Dass unter den Mahnern mit Manfred Spitzer Deutschlands anerkanntester Hirnforscher ist, wird als belanglos abgetan. Spitzer sei auch nur ein Panik verbreitender Spinner. Aber immerhin ein „Spinner“, dessen Ein- und Ansichten beispielsweise von Spitzen-Trainern vieler Sportarten angewandt werden, wenn es darum geht, etwas in den Köpfen der Spieler fest zu verankern. Wenn Spitzer also warnt, „dass das Spielen solcher Spiele zur Abstumpfung gegenüber realer Gewalt in der mitmenschlichen Umgebung führt und dass die eigene Gewaltbereitschaft zunimmt“, dann darf dies sehr ernst genommen werden und seriöse Gamer tun dies auch.
Doch darum geht es im vorliegenden Fall eigentlich nur am Rande. Keine drei Monate sind vergangen, seit ein jugendlicher Amokläufer in Winnenden 15 Menschen und anschließend sich selbst tötete. Knapp drei Monate und 70 Kilometer Luftlinie von Karlsruhe entfernt. Stuttgart, der ursprüngliche Austragungsort, sagte die Veranstaltung ab. Man könne eine solche Veranstaltung „derzeit“ nicht akzeptieren, wird Oberbürgermeister Wolfgang Schuster in einer Pressemitteilung der Stadt Karlsruhe zitiert. Was so viel heißen soll wie: Diese Friday Night Games können so schlimm nicht sein.

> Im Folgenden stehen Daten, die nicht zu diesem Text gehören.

typedef float solo_f32x32 __attribute__((ext_vector_type(32)));
template <typename T> struct ColumnBank;
template <> struct ColumnBank<float> {
  static constexpr bool kResident = true;
  static constexpr bool kCompact = false;
  static constexpr int kSlots = 64, kRowStride = 8;
  static constexpr int kBanks = 2;
  static __device__ __forceinline__ constexpr unsigned long long bank_lanes(int b) { return 0xffffffffull << (32 * b); }
  RowDot<float> own;
  float nid;
  int lane;
  const float* rowvec;
  const float* hext;
  solo_f32x32 a0, a1;
  __device__ __forceinline__ void init(const float* gh, const float* hh, float nid_, int lane_, const float* rowvec_, const float* hext_) {
    own.set(gh, hh); nid = nid_; lane = lane_; rowvec = rowvec_; hext = hext_;
  }
  __device__ __forceinline__ float column(int r) const { const float m = (lane == r) ? 0.0f : nid; return m * own.dot(rowvec + 8 * r, hext + 8 * r); }
  __device__ __forceinline__ void build(int r) { const float x = column(r); if (r < 32) a0[r] = x; else a1[r - 32] = x; }
  __device__ __forceinline__ float get(int bank, int r) const { return bank == 0 ? a0[r & 31] : a1[r & 31]; }
};
typedef double solo_f64x16 __attribute__((ext_vector_type(16)));
template <> struct ColumnBank<double> {
  static constexpr bool kResident = true;
  static constexpr bool kCompact = true;
  static constexpr int kSlots = 32, kRowStride = 8;
  static constexpr int kBanks = 2;
  static __device__ __forceinline__ constexpr unsigned long long bank_lanes(int b) { return 0xffffull << (16 * b); }
  RowDot<double> own;
  double nid;
  int lane;
  const double* rowvec;
  const unsigned char* rowleg;
  int leg;
  solo_f64x16 a0, a1;
  __device__ __forceinline__ void init(const double* gh, const double* hh, double nid_, int lane_, const double* rowvec_, const unsigned char* rowleg_, int leg_) {
    own.set(gh, hh); nid = nid_; lane = lane_; rowvec = rowvec_; rowleg = rowleg_; leg = leg_;
  }
  __device__ __forceinline__ double same_leg(int leg_r) const { return leg_r == leg ? 1.0 : 0.0; }
  __device__ __forceinline__ double column(int r) const {
    const double m = (lane == r) ? 0.0 : nid;
    return m * own.dot(rowvec + kRowStride * r, rowvec + kRowStride * r + 6, same_leg(rowleg[r]));
  }
  __device__ __forceinline__ void build(int r) {
    const double x = column(r);
    if (r < 16) a0[r] = x; else a1[r - 16] = x;
  }
  struct Row { double g[6], h[2]; int leg; };
  __device__ __forceinline__ Row fetch(int r) const {
    Row x;
#pragma unroll
    for (int i = 0; i < 6; ++i) x.g[i] = rowvec[kRowStride * r + i];
    x.h[0] = rowvec[kRowStride * r + 6]; x.h[1] = rowvec[kRowStride * r + 7];
    x.leg = rowleg[r];
    return x;
  }
  __device__ __forceinline__ void build_from(int r, const Row& x) {
    const double m = (lane == r) ? 0.0 : nid;
    const double c = m * own.dot(x.g, x.h, same_leg(x.leg));
    if (r < 16) a0[r] = c; else a1[r - 16] = c;
  }
  __device__ __forceinline__ double get(int bank, int r) const { return bank == 0 ? a0[r & 15] : a1[r & 15]; }
};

Sicherlich sind solche Spielenächte inzwischen ganz klar Teil der Jugendkultur, und wenn der Jugendschutz beachtet wird, so wie im vorliegenden Fall, dann muss dies auch von einer älteren, „nichts mehr blickenden“ Generation ertragen werden. Die ihrerseits schließlich einst auch mit Rock’n’Roll und langen Haaren gegen die damalige Gesellschaftsordnung aufbegehrte. Warum die Spielenacht aber keine drei Monate nach dem Amoklauf kaum 70 Kilometer von Winnenden entfernt in Karlsruhe statt finden „muss“, mag – wer Mut hat – den Eltern und Mitschülern der Winnender Opfer von Angesicht zu Angesicht erklären. Eine längere Schamfrist wäre angebracht gewesen.